Insomma, il fatto che sauditi e paesi del Golfo reclamino per i sunniti diritti politici e religiosi sul quadrante settentrionale del Medio Oriente -diritti che, a sentire i sunniti, gli sciiti hanno in qualche modo usurpato nel corso degli ultimi anni- è di dubbia fondatezza sia dal punto di vista dell'appartenenza settaria, sia dal punto di vista delle identità storiche. Inoltre, l'eterogeneo Islam sunnita del Levante è piuttosto diverso dallo wahabismo del Najd che vi è stato inoculato, che ha carattere esclusivista e che ha fatto la sua comparsa nel Levante alla fine degli anni Quaranta del secolo scorso. Questa grossa differenza spiega perché l'esercito dello stato siriano, costituito principalmente da sunniti, stia oggi combattendo contro altri sunniti dello Stato Islamico e di al Qaeda o an Nusra. L'Esercito Arabo Siriano sta combattendo contro l'imperialismo del Golfo, che sta cercando di imporre il monopolio dell'"Islam del Nejd", l'Islam del deserto, il costrutto di Abd el Wahhab che nacque nel XVIII secolo ma si affermò solo con l'avvento della manna dei petrodollari negli anni Sessanta del secolo scorso. Lo wahabismo è l'unica corrente dell'Islam che afferma di rappresentare l'unico vero Islam.
A tutto questo bisogna unire l'attuale ripartizione dei poteri in Medio Oriente. Da un lato c'è l'architettura di sicurezza che comprende Siria, Iran, Iraq, Hezbollah, Russia e Cina (che fornisce addestramento alle forze armate siriane); dall'altro ci sono le mire sullo Yemen dell'Arabia Saudita: ecco perché è probabile che il professor Landis abbia ragione: "(Arabia Saudita, gli USA e gli altri) è possibile che finiscano schiacciati, [dato] l'attuale assetto dei poteri in Medio Oriente...
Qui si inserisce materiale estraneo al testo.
template <bool WANT_G, bool WANT_J, bool MULTI, bool DFC, bool LL, int PPW, bool EX>
__global__ __launch_bounds__(P2_BLOCK) __attribute__((amdgpu_waves_per_eu(P2_WPE(DFC, MULTI)))) void armour_p2_eval_kernel(P2Tables tb, const double* __restrict__ k_all,
                                                                  double* __restrict__ g_all, double* __restrict__ jac_all,
                                                                  P2Launch lp) {
    extern __shared__ __attribute__((aligned(16))) unsigned char smem_raw[];
    const int b = blockIdx.y, role = blockIdx.x + lp.role0;
    const int n = tb.n, m = tb.m;
    const double* k0 = k_all + (size_t)b * n;
    double* g0 = WANT_G ? g_all + (size_t)b * m : nullptr;
    double* jac0 = WANT_J ? jac_all + (size_t)b * m * n : nullptr;
    const double k_first = ((int)threadIdx.x < n) ? k0[threadIdx.x] : 0.0;
#ifdef P2_ABLATE
    if ((P2_ABLATE & 1) && role < lp.nbc) return;
    if ((P2_ABLATE & 2) && role >= lp.nbc && role < lp.nbc + lp.nbt) return;
    if ((P2_ABLATE & 4) && role >= lp.nbc + lp.nbt) return;
#endif
    if (role < lp.nbc) collision_block<WANT_G, WANT_J, MULTI, DFC, LL, PPW, EX>(tb, lp, b, role, k0, k_first, g0, jac0, smem_raw);
    else if (role < lp.nbc + lp.nbt) torque_block<WANT_G, WANT_J, MULTI, DFC, LL, PPW, EX>(tb, lp, b, role, k0, k_first, g0, jac0, smem_raw);
    else limit_block<WANT_G, WANT_J, MULTI, DFC, LL, PPW, EX>(tb, lp, b, role, k0, k_first, g0, jac0, smem_raw);
// ... 23 lines not shown

bool armour_p2_ex_layout_ok(unsigned long long skip) {
    unsigned long long live = ~skip & ((1ull << ARMOUR_NPLANES) - 1ull);
    if (__builtin_popcountll(live) != 24) return false;
    int pl[24];
    for (int i = 0; i < 24; i++) { pl[i] = __builtin_ctzll(live); live &= live - 1ull; }
    if (pl[11] >= ARMOUR_FIRST_LL_PLANE || pl[12] < ARMOUR_FIRST_LL_PLANE) return false;
    for (int w = 2; w < 4; w++) {
        const int p0 = pl[6 * w];
        if ((p0 - ARMOUR_FIRST_LL_PLANE) & 1) return false;
        for (int i = 1; i < 6; i++) if (pl[6 * w + i] != p0 + i) return false;
    }
    return true;
}

int armour_p2_plan(const P2Tables& tb, int max_link, int max_torque, const unsigned long long* h_skip, int steps, long long k_stride,
                   long long g_stride, long long j_stride, P2Launch* lp_out, size_t* smem_out, bool* dfc_out, bool* six_out, bool* exact_out) {
    P2Launch lp;
    lp.role0 = 0;
    lp.nbc = (tb.Q + P2_ROWS - 1) / P2_ROWS;
    lp.nbt = tb.row0 == 0 ? 0 : (tb.n * tb.T + P2_TQ_ROWS - 1) / P2_TQ_ROWS;
    lp.max_pairs = tb.O > 0 ? (P2_ROWS - 1) / tb.O + 2 : 1;
    lp.strideL = max_link > 0 ? max_link : 1;
    lp.strideT = max_torque > 0 ? max_torque : 1;
    lp.skip_by_value = (tb.B == 1 && h_skip) ? 1 : 0;
    lp.skip0 = lp.skip_by_value ? h_skip[0] : 0ull;
    lp.steps = steps; lp.k_stride = k_stride; lp.g_stride = g_stride; lp.j_stride = j_stride;
    lp.magic_O = div_magic(tb.O > 0 ? tb.O : 1); lp.magic_pp3 = div_magic(3 * lp.strideL);
    if (tb.Q >= (1 << 20)) { armour_set_error("more than 2^20 collision rows per problem"); return ARMOUR_ECAPACITY; }
    if (lp.strideL * 3 > P2_BLOCK * P2_TASK_ROUNDS) { armour_set_error("link PZ with %d monomials exceeds the P2 kernel's %d", lp.strideL, P2_BLOCK * P2_TASK_ROUNDS / 3); return ARMOUR_ECAPACITY; }
    lp.pair_chunk = std::max(1, std::min(std::min(lp.max_pairs, P2_BLOCK / P2_SL), (P2_BLOCK * P2_TASK_ROUNDS) / (lp.strideL * 3)));
    if (lp.strideT > 32 * P2_TQ_ROUNDS) { armour_set_error("torque PZ with %d monomials exceeds the P2 kernel's %d", lp.strideT, 32 * P2_TQ_ROUNDS); return ARMOUR_ECAPACITY; }
    const size_t col = ((size_t)lp.max_pairs * P2_SL + (size_t)lp.pair_chunk * lp.strideL * P2_SL + 4 * 64 * 4 + 64 * ARMOUR_MAX_FACTORS) * sizeof(double) + 4 * 64 * sizeof(int);
    const size_t tq = (size_t)P2_TQ_ROWS * lp.strideT * P2_TQW * sizeof(double);
    const size_t lim = (size_t)2 * ARMOUR_MAX_FACTORS * 8 * sizeof(double);
    const size_t smem = 2 * sizeof(KPow) + std::max(std::max(col, tq), lim);
    if (smem > 64 * 1024) { armour_set_error("P2 kernel needs %zu B of LDS (link/torque monomial counts too large)", smem); return ARMOUR_ECAPACITY; }
    const bool dfc = tb.obs_center != nullptr && tb.ll_shared;
    bool six = h_skip != nullptr;
    for (int b = 0; six && b < tb.B; b++) six = __builtin_popcountll(~h_skip[b] & ((1ull << ARMOUR_NPLANES) - 1ull)) <= 24;
    bool exact = six && tb.ex_allowed && lp.max_pairs <= lp.pair_chunk;
    for (int b = 0; exact && b < tb.B; b++) exact = armour_p2_ex_layout_ok(h_skip[b]);
    *lp_out = lp; *smem_out = smem; *dfc_out = dfc; *six_out = six; *exact_out = exact;
    return ARMOUR_OK;
}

Solo un deciso intervento militare da parte del Presidente Trump potrebbe cambiare le cose, ma non credo che abbia intenzione di entrare in guerra contro la Russia in Siria; col tempo, la cosa diventerà evidente. Peccato che Trump sia partito col piede sbagliato.
L'esecito statunitense è ancora una grossa minaccia, ma se il Presidente venisse messo all'angolo da consiglieri falchi e fosse costretto a ricorrervi, finirà per accorgersi di essere soltanto riuscito ad aprire il vaso di Pandora. Un vaso in cui si troveranno contenuti tutt'altro che "meravigliosi" (come di recente Trump ha definito i missili statunitensi). Nel maggio 1951, dopo che il Presidente Truman lo aveva sollevato dall'incarico, MacArthur andò a testimoniare al Congresso. Disse: "La guerra in Corea ha già quasi distrutto quel paese, dove vivono venti milioni di persone. Non ho mai visto una devastazione simile. Ho visto, credo, sangue e distruzione come qualsiasi uomo vivente; l'ultima volta che sono stato in Corea mi si è stretto lo stomaco. Dopo aver visto le rovine, e quelle migliaia di donne e di bambini e tutto quanto, ho vomitato."